Since late 2023, South Africa has shown through its litigation at the ICJ (South Africa v Israel) and its referral to the ICC of the situation in Palestine how important state actions beyond mere solidarity can be. However, justice for victims of genocide has many frontlines, internationally and domestically. The Kayishema case shows how vital a consistent application of international law and state cooperation is to hold perpetrators of genocide accountable. Once states start to select their support for accountability based on political interests, their actions reveal a double standard inconsistent with the idea of humanity.

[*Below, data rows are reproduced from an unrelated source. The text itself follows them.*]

__device__ __forceinline__ void gx_note_failure(const int* err, int* sticky) {
    if (threadIdx.x == 0) {
        const int e = __hip_atomic_load(err, __ATOMIC_RELAXED, __HIP_MEMORY_SCOPE_AGENT);
        if (e) __hip_atomic_fetch_max(sticky, e, __ATOMIC_RELAXED, __HIP_MEMORY_SCOPE_AGENT);
    }
}

struct GruXArgs {
    const float* gi; int64_t ldgi; int64_t sgi;
    const float* h0;
    const bf16* whh; const float* bhh;
    float* out; bf16* out_lp; int64_t ldo; int64_t so;
    bf16* hp_lp;
    float* gates; int64_t ldg; int64_t sg;
    u64* xh;
    int* census;
    int nolocal;
    int* err;
    int* sticky;
    int spin_limit;
    int withhold;
    int B, D, Fr, G, P, RV;
    int poll_sleep;
    unsigned long long* diag;
    int exp;
};

template <int UPW, int MT, int DC = 0>
__global__ __launch_bounds__(gx::NTHR, 2) void gru_xcd_fwd_kernel(GruXArgs a) {
    using namespace gx;
    extern __shared__ __attribute__((aligned(16))) char smem[];
    const int tid = threadIdx.x, wave = tid >> 6, lane = tid & 63;
    const int D = DC ? DC : a.D, B = a.B, RV = a.RV;
    const int NU = D / UK, KW = NW < NU ? NW : NU;
    float* red = (float*)smem;
    int* gsh = (int*)(smem + (size_t)2 * KW * NT * 4 * PS * sizeof(float));
    const int g = blockIdx.x % a.G, p = blockIdx.x / a.G;
    if (tid == 0) hx_group_arrive(a.census + g * a.P + p);
    const int u0 = p * CU;
    const int DG = D / 2;
    unsigned long long* dg = (a.diag && blockIdx.x == 0 && tid == 0) ? a.diag : nullptr;
    int nd = 0;
#define GX_STAMP() do { if (dg && nd < 255) dg[nd++] = __builtin_amdgcn_s_memrealtime(); } while (0)
    bf16x8 wf[UPW][NT];
    {
        const int PW = 2 * D + 16;
        const int PPR = D / 8;
        char* stg = smem;
        uint4 lw[UPW][NT];
#pragma unroll
        for (int gate = 0; gate < 3; ++gate) {
            if (gate) __syncthreads();
            const bf16* src = a.whh + (int64_t)(gate * D + u0) * D;
            if constexpr (DC != 0) {
                constexpr int NPT = 32 * (DC / 8) / NTHR;
                uint4 v[NPT];
#pragma unroll
                for (int i = 0; i < NPT; ++i) {
                    const int e = tid + i * NTHR, rr = e / PPR, c = e - rr * PPR;
                    v[i] = *reinterpret_cast<const uint4*>(src + (int64_t)rr * D + c * 8);
                }
#pragma unroll
                for (int i = 0; i < NPT; ++i) {
                    const int e = tid + i * NTHR, rr = e / PPR, c = e - rr * PPR;
                    *reinterpret_cast<uint4*>(stg + rr * PW + c * 16) = v[i];
                }
            } else {
                for (int e = tid; e < 32 * PPR; e += NTHR) {
                    const int rr = e / PPR, c = e - rr * PPR;
                    *reinterpret_cast<uint4*>(stg + rr * PW + c * 16) =
                        *reinterpret_cast<const uint4*>(src + (int64_t)rr * D + c * 8);
                }
            }
            __syncthreads();
#pragma unroll
            for (int j = 0; j < UPW; ++j) {
                const int u = wave + NW * j;
                const int ke = min(u * UK + (lane >> 4) * 8, D - 8);
#pragma unroll
                for (int h = 0; h < 2; ++h)
                    lw[j][2 * gate + h] = *reinterpret_cast<const uint4*>(
                        stg + (h * 16 + (lane & 15)) * PW + ke * 2);
            }
        }
        __syncthreads();
#pragma unroll
        for (int j = 0; j < UPW; ++j) {
            const bool kv = wave + NW * j < NU;
#pragma unroll
            for (int t = 0; t < NT; ++t) {
                const uint4 v = kv ? lw[j][t] : make_uint4(0u, 0u, 0u, 0u);
                __builtin_memcpy(&wf[j][t], &v, 16);
            }
        }
    }
    if (wave == 0) {
        const int loc = hx_group_local(a.census + g * a.P, a.P, a.err, !a.nolocal) ? 1 : 0;
        if (tid == 0) gsh[2] = loc;
    }
    __syncthreads();
    const bool local = gsh[2] != 0;
    if (dg) dg[255] = local ? 1 : 2;
    const int r = tid >> 5, uu = tid & 31;
    const bool rv = r < RV;
    const int unit = u0 + uu;
    int rop = r;
    auto row_of = [&](int m) { return (g * MT + m) * RV + rop; };
    const float bhr = a.bhh[unit], bhz = a.bhh[D + unit], bhn = a.bhh[2 * D + unit];
    float hprev[MT];
#pragma unroll
    for (int m = 0; m < MT; ++m) {
        const int row = row_of(m);
        const int b = min(row, B - 1);
        hprev[m] = a.h0[(int64_t)b * D + unit];
        if (a.hp_lp && rv && row < B)
            a.hp_lp[(int64_t)b * a.ldo + unit] = __float2bfloat16(hprev[m]);
    }
    const __amdgpu_buffer_rsrc_t rx = hx_rsrc(a.xh);
    const size_t bufw = (size_t)a.G * MT * RG * DG;
    auto publish = [&](int s, int m, float h) {
        const uint32_t mine = (uint32_t)__bfloat16_as_ushort(__float2bfloat16(h));
        const uint32_t nb = lane_next16(mine);
        if ((uu & 1) == 0 && !(a.withhold && blockIdx.x == 0))
            hx_put(a.xh + ((s + 1) & 1) * bufw + (size_t)(g * MT + m) * RG * DG +
                       ((size_t)(((unit >> 5) * 2 + ((unit & 7) >> 2)) * 64 +
                                 ((unit & 31) >> 3) * 16 + r) << 1) + ((unit & 3) >> 1),
                   (uint32_t)(s + 2), mine | (nb << 16), local);
    };
#pragma unroll
    for (int m = 0; m < MT; ++m) publish(-1, m, hprev[m]);
    const int lrow = lane & 15;
    struct Gi { float r, z, n; };
    Gi ga, gb{0.f, 0.f, 0.f};
    const bool ntl = !(a.exp & 512), nts = !(a.exp & 2048);
    auto ld = [ntl](const float* p) { return ntl ? __builtin_nontemporal_load(p) : *p; };
    {
        const float* gp0 = a.gi + (int64_t)min(row_of(0), B - 1) * a.ldgi;
        ga = Gi{ld(gp0 + unit), ld(gp0 + D + unit), ld(gp0 + 2 * D + unit)};
    }
    auto fetch_gi = [&](int t, int m, Gi& nx) {
        if (a.exp & 2) return;
        int tn = t, mn = m + 1;
        if (mn == MT) { mn = 0; tn = min(t + 1, a.Fr - 1); }
        const float* gp = a.gi + (int64_t)min(row_of(mn), B - 1) * a.ldgi + (int64_t)tn * a.sgi;
        nx.r = ld(gp + unit); nx.z = ld(gp + D + unit); nx.n = ld(gp + 2 * D + unit);
    };
    auto step = [&](int t, int m, const Gi& cu, Gi& nx) {
            floatx4 acc[NT];
    #pragma unroll
            for (int i = 0; i < NT; ++i) acc[i] = floatx4{0.f, 0.f, 0.f, 0.f};
            const bool polls = UPW >= 2 || wave < KW;
            if (!polls) fetch_gi(t, m, nx);
            if (polls) {
                const uint32_t tag = (uint32_t)(t + 1);
                const uint32_t base = (uint32_t)(((size_t)(t & 1) * bufw +
                                                  (size_t)(g * MT + m) * RG * DG) * 8) +
                                      (lrow < RV ? lane * 16u : 0x80000000u);
                uint32_t w[UPW][4];
                int spins = 0;
                for (;;) {
                    uint4 x[UPW][2];
    #pragma unroll
                    for (int j = 0; j < UPW; ++j) {
                        const int u = min(wave + NW * j, NU - 1);
                        const uint32_t off = base + (uint32_t)u * 2048u;
                        x[j][0] = hx_get2(rx, off);
                        x[j][1] = hx_get2(rx, off + 1024);
                    }
                    bool ok = true;
    #pragma unroll
                    for (int j = 0; j < UPW; ++j) {
                        const bool v = wave + NW * j < NU;
                        w[j][0] = v ? x[j][0].x : 0u; w[j][1] = v ? x[j][0].z : 0u;
                        w[j][2] = v ? x[j][1].x : 0u; w[j][3] = v ? x[j][1].z : 0u;
                        ok &= !v || ((x[j][0].y == tag) & (x[j][0].w == tag) &
                                     (x[j][1].y == tag) & (x[j][1].w == tag));
                    }
                    ok |= lrow >= RV;
                    if (__all(ok)) break;
                    if (hx_spin_fail(spins, a.err, lane, a.poll_sleep, a.spin_limit)) break;
                }
                fetch_gi(t, m, nx);
                GX_STAMP();
    #pragma unroll
                for (int j = 0; j < UPW; ++j) {
                    const uint4 v = make_uint4(w[j][0], w[j][1], w[j][2], w[j][3]);
                    bf16x8 af;
                    __builtin_memcpy(&af, &v, 16);
    #pragma unroll
                    for (int i = 0; i < NT; ++i) Mma<bf16>::run(acc[i], af, wf[j][i]);
                }
                float* rb = red + (size_t)(((t * MT + m) & 1) * KW + wave) * NT * 4 * PS + lane;
    #pragma unroll
                for (int i = 0; i < NT; ++i)
    #pragma unroll
                    for (int e = 0; e < 4; ++e) rb[(i * 4 + e) * PS] = acc[i][e];
            }
            GX_STAMP();
            __syncthreads();
            GX_STAMP();
            float gh[3];
            {
                const int ln = (r >> 2) * 16 + (uu & 15), ii = r & 3;
                const float* rb = red + (size_t)((t * MT + m) & 1) * KW * NT * 4 * PS + ii * PS + ln;
    #pragma unroll
                for (int gt = 0; gt < 3; ++gt) {
                    const int tile = 2 * gt + (uu >> 4);
                    float v = 0.f;
                    float pr[NW];
                    #pragma unroll
                    for (int kw = 0; kw < NW; ++kw)
                        pr[kw] = rb[(min(kw, KW - 1) * NT + tile) * 4 * PS];
                    #pragma unroll
                    for (int kw = 0; kw < NW; ++kw) v += kw < KW ? pr[kw] : 0.f;
                    gh[gt] = v;
                }
            }
            const float ghr = gh[0] + bhr, ghz = gh[1] + bhz, ghn = gh[2] + bhn;
            const float rr = 1.0f / (1.0f + expf(-(ghr + cu.r)));
            const float zz = 1.0f / (1.0f + expf(-(ghz + cu.z)));
            const float nn = tanhf(cu.n + ghn * rr);
            const float hn = (hprev[m] - nn) * zz + nn;
            hprev[m] = hn;
            publish(t, m, hn);
            GX_STAMP();
            const int row = row_of(m);
            if (rv && row < B && !(a.exp & 1)) {
                const int64_t o = (int64_t)row * a.ldo + (int64_t)t * a.so + unit;
                float* gt = a.gates + (int64_t)row * a.ldg + (int64_t)t * a.sg;
                const unsigned short hb = __bfloat16_as_ushort(__float2bfloat16(hn));
                unsigned short* olp = reinterpret_cast<unsigned short*>(a.out_lp);
                unsigned short* hlp = reinterpret_cast<unsigned short*>(a.hp_lp);
                if (nts) {
                    __builtin_nontemporal_store(hn, a.out + o);
                    __builtin_nontemporal_store(hb, olp + o);
                    if (a.hp_lp && t + 1 < a.Fr) __builtin_nontemporal_store(hb, hlp + o + a.so);
                    __builtin_nontemporal_store(rr, gt + unit);
                    __builtin_nontemporal_store(zz, gt + D + unit);
                    __builtin_nontemporal_store(nn, gt + 2 * D + unit);
                    __builtin_nontemporal_store(ghn, gt + 3 * D + unit);
                } else {
                    a.out[o] = hn;
                    olp[o] = hb;
                    if (a.hp_lp && t + 1 < a.Fr) hlp[o + a.so] = hb;
                    gt[unit] = rr; gt[D + unit] = zz; gt[2 * D + unit] = nn; gt[3 * D + unit] = ghn;
                }
            }
            GX_STAMP();
    };
    constexpr int TU = MT == 1 ? 2 : 1;
    for (int t0 = 0; t0 < a.Fr; t0 += TU) {
        if (MT > 1) asm volatile("" : "+v"(rop));
#pragma unroll
        for (int q = 0; q < TU * MT; ++q) {
            const int t = t0 + q / MT, m = q % MT;
            if (t >= a.Fr) break;
            if (q & 1) step(t, m, gb, ga);
            else step(t, m, ga, gb);
        }
    }
#undef GX_STAMP
    gx_note_failure(a.err, a.sticky);
}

Genocide is a situation where laws and norms do not apply any more. It reflects a lack of an innate sense of humanity. A place in time that is governed by inhumane actions to destroy a group in whole or in part. The least that states can do is stand for accountability and justice for the victims and survivors. At the same time, victims and survivors should never have to compete for a state’s attention. International institutions cannot provide accountability by themselves. Justice in this context has to come from, or at least be facilitated by, the states.
International law places a responsibility on the international community and states like South Africa to hold perpetrators accountable. Such responsibility is, however, not limited to a state’s political organs. It includes judicial organs, judges and prosecutors. Unnecessary delays constitute a denial of justice.
As pointed out by the former justice minister Thembisile Simelane on 2 December in her speech to the Assembly of States Parties to the Rome Statute: “For the rule of law to thrive, it must be applied consistently and impartially, to avoid any perception of double standards.”
While Kayishema is only one of many suspected perpetrators of international crimes in the country, it remains to be seen whether South Africa will apply the law consistently and impartially when it comes to holding such individuals accountable, regardless of political interests.
Dr Atilla Kisla is the international justice cluster lead at the Southern Africa Litigation Centre. Dr Owiso Owiso is an international justice adviser at Atrocities Watch Africa.